EL NIÑO QUE YO FUI

Desde que me di cuenta de que los años eran una realidad y que encaprichados vendrían periódicamente a buscarme, comprendí que debía despedir al niño que yo fui.

Sólo yo sé lo que me cuesta levantar la mano, ver alejar al pequeño y que se quede con calma, tirándome un beso.

El niño que yo fui enfrenta la situación, me mira en silencio, improvisa una sonrisa y me dice simplemente: Chau, Juan. Sabiendo tal vez que me augura un único deseo, que no me olvide de él.

No lo haré, pienso. Te lo prometo. Y camino despacio, alejándome.
No hace mucho que acepté el paso del tiempo. Está bien, me dije, que cambie mi cuerpo, que cambien mis ideas o se transformen. Y finalmente me advertí, que no cambie mi esencia.

Con el paso del tiempo pude comprobar que las personas, más allá de los giros o aparentes modificaciones, son siempre las mismas. En definitiva, mis amigos de la infancia, ahora con varios años más, son igual que fueron ayer. En la simpleza de la vida cotidiana, el niño los delata revelando sus "esencias".

Desde que surgió la idea de despedir al niño conservando su esencia, no he parado de imaginarme abuelo, ya anciano, disfrazado de zorro y corriendo con los pequeños.

A veces me pregunto cuánto del niño que fui habrá en mí. Cuánto de fantasías, sueños e ingenuidades. Cuánto de miedos, proyectos y dudas.

Y seguidamente siento la necesidad de hablarle a aquél niño: si pudiera, te tomaría de la mano, y te llevaría con tu infancia a recorrer el mundo. ¿Vamos?

En fin, de todos modos creo que aceptamos el trato. El se aferró a mi mano y juntos vamos recorriendo las calles. Si hasta me permito dudar si no fue él quien hace 4 meses sopló las velitas en el cumpleaños Nº 26.

Extrañamente este año pensé varias veces en el niño que yo fui. Y ahora, cuando el niño ya está lejos, siento la necesidad de volver a sus recuerdos con la necesidad de compartirlos.

Recuerdo el niño que fui sentado en una mesa e inquieto, justo a la hora de comer. Prometiéndoles a todos que los haría reír, que a pesar de la resistencia que impondrían sería capaz de hacerlos sonreír primero y provocarles la carcajada después.

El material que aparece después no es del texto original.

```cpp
template <typename Tile, int F, int WPR, int BLOCK, typename ST>
__device__ __forceinline__ void team_rows(const int32_t *__restrict__ order, int first, int count, const int32_t *__restrict__ indptr,
                                          const int32_t *__restrict__ indices, const float *__restrict__ data, ST *__restrict__ X,
                                          const ST *__restrict__ Y, const float *__restrict__ A0, int cg_steps) {
  constexpr int FC = F / 64, FE = F / 16, T = Tile::T, WAVES = BLOCK / 64, TEAMS = WAVES / WPR, NJ = F / WPR / 4;
  static_assert(WPR <= WAVES && (F / WPR) % 4 == 0, "team width");
  extern __shared__ __attribute__((aligned(16))) float smem[];
  float *A0s = smem;
  float *parts = A0s + (size_t)F * F;
  float *vts = parts + (size_t)WAVES * F;
  float *cws = vts + (size_t)TEAMS * F;
  unsigned *ctl = reinterpret_cast<unsigned *>(cws + (size_t)WAVES * 2 * T);
  const int lane = threadIdx.x & 63;
  const int wave = __builtin_amdgcn_readfirstlane(threadIdx.x >> 6);
  const int team = wave / WPR, sub = wave % WPR;
  const bool leader = sub == 0;
  for (int e = threadIdx.x; e < F * F; e += BLOCK) A0s[e] = A0[e];
  if (threadIdx.x < 4 * TEAMS) ctl[threadIdx.x] = 0u;
  __syncthreads();
  const int j_begin = F * sub / WPR;
  float *vt = vts + (size_t)team * F;
  float *cw = cws + (size_t)wave * 2 * T;
  unsigned *arrivals = ctl + 4 * team, *generation = arrivals + 1, *words = arrivals + 2;

  unsigned gen = 0, pub = 0, arr_target = 0;
  auto lds_off = [](const void *ptr) { return (unsigned)(size_t)ptr; };
  const unsigned arrivals_off = lds_off(arrivals), generation_off = lds_off(generation), words_off = lds_off(words);
  const unsigned cf4 = 4u * (unsigned)QL<F>::cfactor(lane, 0);
  auto publish = [&](unsigned w) {
    ++pub;
    if (lane == 0)
      asm volatile("ds_write_b32 %0, %1\n\tds_add_u32 %2, %3" ::"v"(words_off + 4u * (pub & 1u)), "v"(w), "v"(generation_off), "v"(1u)
                   : "memory");
    if constexpr (IMP_TEAM_LEADER_PRIO > 0) __builtin_amdgcn_s_setprio(0);
  };
  auto poll = [&](unsigned off) {
    typedef __attribute__((address_space(3))) volatile unsigned lds_word;
    return (unsigned)__builtin_amdgcn_readfirstlane(*(lds_word *)(size_t)off);
  };
  auto await_operand = [&]() -> unsigned {
    ++gen;
    if constexpr (WPR > 1) {
      if (poll(generation_off) < gen) {
        __builtin_amdgcn_s_sleep(IMP_TEAM_NAP_FIRST);
        while (poll(generation_off) < gen) __builtin_amdgcn_s_sleep(IMP_TEAM_NAP_NEXT);
      }
    }
    return poll(words_off + 4u * (gen & 1u));
  };
  auto arrive = [&](const float (&acc)[FC]) {
// ... 31 lines not shown
    }
  };
  auto collect_scalar = [&](float own) -> float {
    arr_target += WPR;
    if constexpr (WPR > 1) {
      while (poll(arrivals_off) < arr_target) __builtin_amdgcn_s_sleep(IMP_TEAM_NAP_LEADER);
      asm volatile("" ::: "memory");
      if constexpr (IMP_TEAM_LEADER_PRIO > 0) __builtin_amdgcn_s_setprio(IMP_TEAM_LEADER_PRIO);
      const float *slot = parts + (size_t)(team * WPR) * F;
      float sum = 0.f;
#pragma unroll
      for (int w = 0; w < WPR; ++w) sum += slot[(size_t)w * F];
      return sum;
    } else {
      return own;
    }
  };
  auto operand_slot = [&]() { return reinterpret_cast<float *>(reinterpret_cast<char *>(vt) + cf4); };
  auto put_operand = [&](const float (&v)[FC]) {
    float *slot = operand_slot();
    if constexpr (FC == 2) *reinterpret_cast<float2 *>(slot) = make_float2(v[0], v[1]);
    else slot[0] = v[0];
  };
  auto get_operand = [&](float (&v)[FC]) {
    const float *slot = operand_slot();
    if constexpr (FC == 2) {
      const float2 t = *reinterpret_cast<const float2 *>(slot);
      v[0] = t.x, v[1] = t.y;
    } else {
      v[0] = slot[0];
    }
  };

  auto row_id = [&](int i) { return order[first + min(i, count - 1)]; };
  const int i_step = gridDim.x * TEAMS, i_first = blockIdx.x * TEAMS + team;
  auto slice = [&](int rb, int re, int &k0, int &cnt) {
    const int chunk = min(T, (((re - rb) + WPR - 1) / WPR + 3) & ~3);
    k0 = min(rb + chunk * sub, re);
    cnt = min(chunk, re - k0);
  };
  int id0 = row_id(i_first), id1 = row_id(i_first + i_step), id2 = row_id(i_first + 2 * i_step), id3 = row_id(i_first + 3 * i_step);
  int b0 = indptr[id0], e0 = indptr[id0 + 1], b1 = indptr[id1], e1 = indptr[id1 + 1], b2 = indptr[id2], e2 = indptr[id2 + 1];
  int ent_col, ent_cnt, k0;
  float ent_c;
  slice(b0, e0, k0, ent_cnt);
  Tile::fetch(indices, data, opaque(lane), k0, max(k0 + ent_cnt, b0 + 1), ent_col, ent_c);
  auto kill = [](float (&v)[FC]) {
#pragma unroll
    for (int cc = 0; cc < FC; ++cc) v[cc] = 0.f;
  };
  bool tile_ready = false;
  int cnt = 0;
  typename Tile::elem y[T / 4][FE / 2];
  float x[FC];
  kill(x);
  for (int i = i_first; i < count; i += i_step) {
    ST *xrow = X + (size_t)id0 * F;
    if (!tile_ready) {
      cnt = ent_cnt;
      ent_col = opaque(ent_col);
      ent_c = __int_as_float(opaque(__float_as_int(ent_c)));
      static_for<T / 8>([&](auto Pc) {
        constexpr int P = decltype(Pc)::value;
        if (8 * P < cnt) gather_pair<Tile, F, P>(y, cw, ent_col, ent_c, cnt, Y, lane);
      });
      slice(b1, e1, k0, ent_cnt);
      Tile::fetch(indices, data, opaque(lane), k0, max(k0 + ent_cnt, b1 + 1), ent_col, ent_c);
      if (leader) load_compact<F>(xrow, opaque(lane), x);
      else kill(x);
    }
    float xc[FC], r[FC], p[FC], Ap[FC], rsold = 0.f;
#pragma unroll
    for (int cc = 0; cc < FC; ++cc) xc[cc] = r[cc] = 0.f;
    bool store = false;
    if (leader) {
      put_operand(x);
#pragma unroll
      for (int cc = 0; cc < FC; ++cc) xc[cc] = x[cc];
      publish(kGo);
    }
    unsigned w = await_operand();
    {
      float acc[FC];
      fused_pass<Tile, F, NJ, true, false, false>(y, cw, cnt, vt, j_begin, A0s, acc, lane, 0, ent_col, ent_c, Y, nullptr, nullptr, 0, 0);
      arrive(acc);
    }
    if (leader) {
      collect(r);
#pragma unroll
      for (int cc = 0; cc < FC; ++cc) r[cc] = -r[cc], p[cc] = r[cc];
      rsold = dot_compact<F>(r, r);
      store = rsold >= 1e-20f;
      if (store && cg_steps > 0) {
        put_operand(p);
        publish(kGo | (cg_steps == 1 ? kLast : 0u));
      } else {
        publish(0u);
      }
    }
    w = await_operand();
    for (int it = 0; (w & (kGo | kLast)) == kGo; ++it) {
      float acc[FC];
      fused_pass<Tile, F, NJ, false, false, false>(y, cw, cnt, vt, j_begin, A0s, acc, lane, 0, ent_col, ent_c, Y, nullptr, nullptr, 0, 0);
      arrive(acc);
      if (leader) {
        collect(Ap);
        get_operand(p);
        const float alpha = rsold * __builtin_amdgcn_rcpf(dot_compact<F>(p, Ap));
#pragma unroll
        for (int cc = 0; cc < FC; ++cc) {
          xc[cc] = fmaf(alpha, p[cc], xc[cc]);
          r[cc] = fmaf(-alpha, Ap[cc], r[cc]);
        }
        const float rsnew = dot_compact<F>(r, r);
        if (rsnew < 1e-20f) {
          publish(0u);
        } else {
          const float beta = rsnew * __builtin_amdgcn_rcpf(rsold);
#pragma unroll
          for (int cc = 0; cc < FC; ++cc) p[cc] = fmaf(beta, p[cc], r[cc]);
          rsold = rsnew;
          put_operand(p);
          publish(kGo | (it + 2 >= cg_steps ? kLast : 0u));
        }
      }
      w = await_operand();
    }
    const bool rolled = Tile::ROLL && (w & kGo) != 0u;
    if (w & kGo) {
      float acc[FC], pAp;
      if constexpr (Tile::ROLL) {
        int k2, cnt2;
        slice(b2, e2, k2, cnt2);
        if (i + i_step >= count) ent_cnt = 0;
        pAp = fused_pass<Tile, F, NJ, false, true, true>(y, cw, cnt, vt, j_begin, A0s, acc, lane, ent_cnt, ent_col, ent_c, Y, indices,
                                                         data, k2, max(k2 + cnt2, b2 + 1));
        cnt = ent_cnt;
        ent_cnt = cnt2;
        if (leader) load_compact<F>(X + (size_t)id1 * F, opaque(lane), x);
        else kill(x);
      } else {
        kill(x);
        pAp = fused_pass<Tile, F, NJ, false, true, false>(y, cw, cnt, vt, j_begin, A0s, acc, lane, 0, ent_col, ent_c, Y, nullptr,
                                                          nullptr, 0, 0);
      }
      arrive_scalar(pAp);
      if (leader) {
        pAp = collect_scalar(pAp);
        get_operand(p);
        const float alpha = rsold * __builtin_amdgcn_rcpf(pAp);
#pragma unroll
        for (int cc = 0; cc < FC; ++cc) xc[cc] = fmaf(alpha, p[cc], xc[cc]);
        publish(0u);
      }
      (void)await_operand();
    } else {
      kill(x);
    }
    if (leader && store) store_compact<F>(xrow, opaque(lane), xc);
    tile_ready = rolled;
    id0 = id1, id1 = id2, id2 = id3, id3 = row_id(i + 4 * i_step);
    b0 = b1, e0 = e1, b1 = b2, e1 = e2, b2 = indptr[id2], e2 = indptr[id2 + 1];
  }
}

}
#endif
```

Recuerdo ese simple momento, cuando mi papá, sentado en la cabecera, no podía disimular sus preocupaciones y con su mirada perdida veía la televisión inmutable. En verdad yo sabía que sus cosas no andaban bien y que mi capacidad de revertir su situación era demasiado acotada como para ayudarlo a resolver sus problemas. Igualmente, en distintas oportunidades hice lo que estaba a mi alcance: lo intenté.

Todo comenzaba cuando de repente les decía: "Los voy a hacer reír". Y segundos después empezaba el reto. Me ponía frente a cada uno de los miembros de mi familia y comenzaba el desafío.

Primero resistían, como fruto de su empeño. Fruncían sus rostros y se concentraban en contener el gesto serio. Pero finalmente, yo persistía, recurriendo a cosas inimaginables. Y, cuando menos lo esperaban, comenzaba a doblegarlos. Ya no podían contener el gesto y fracasaban en el intento.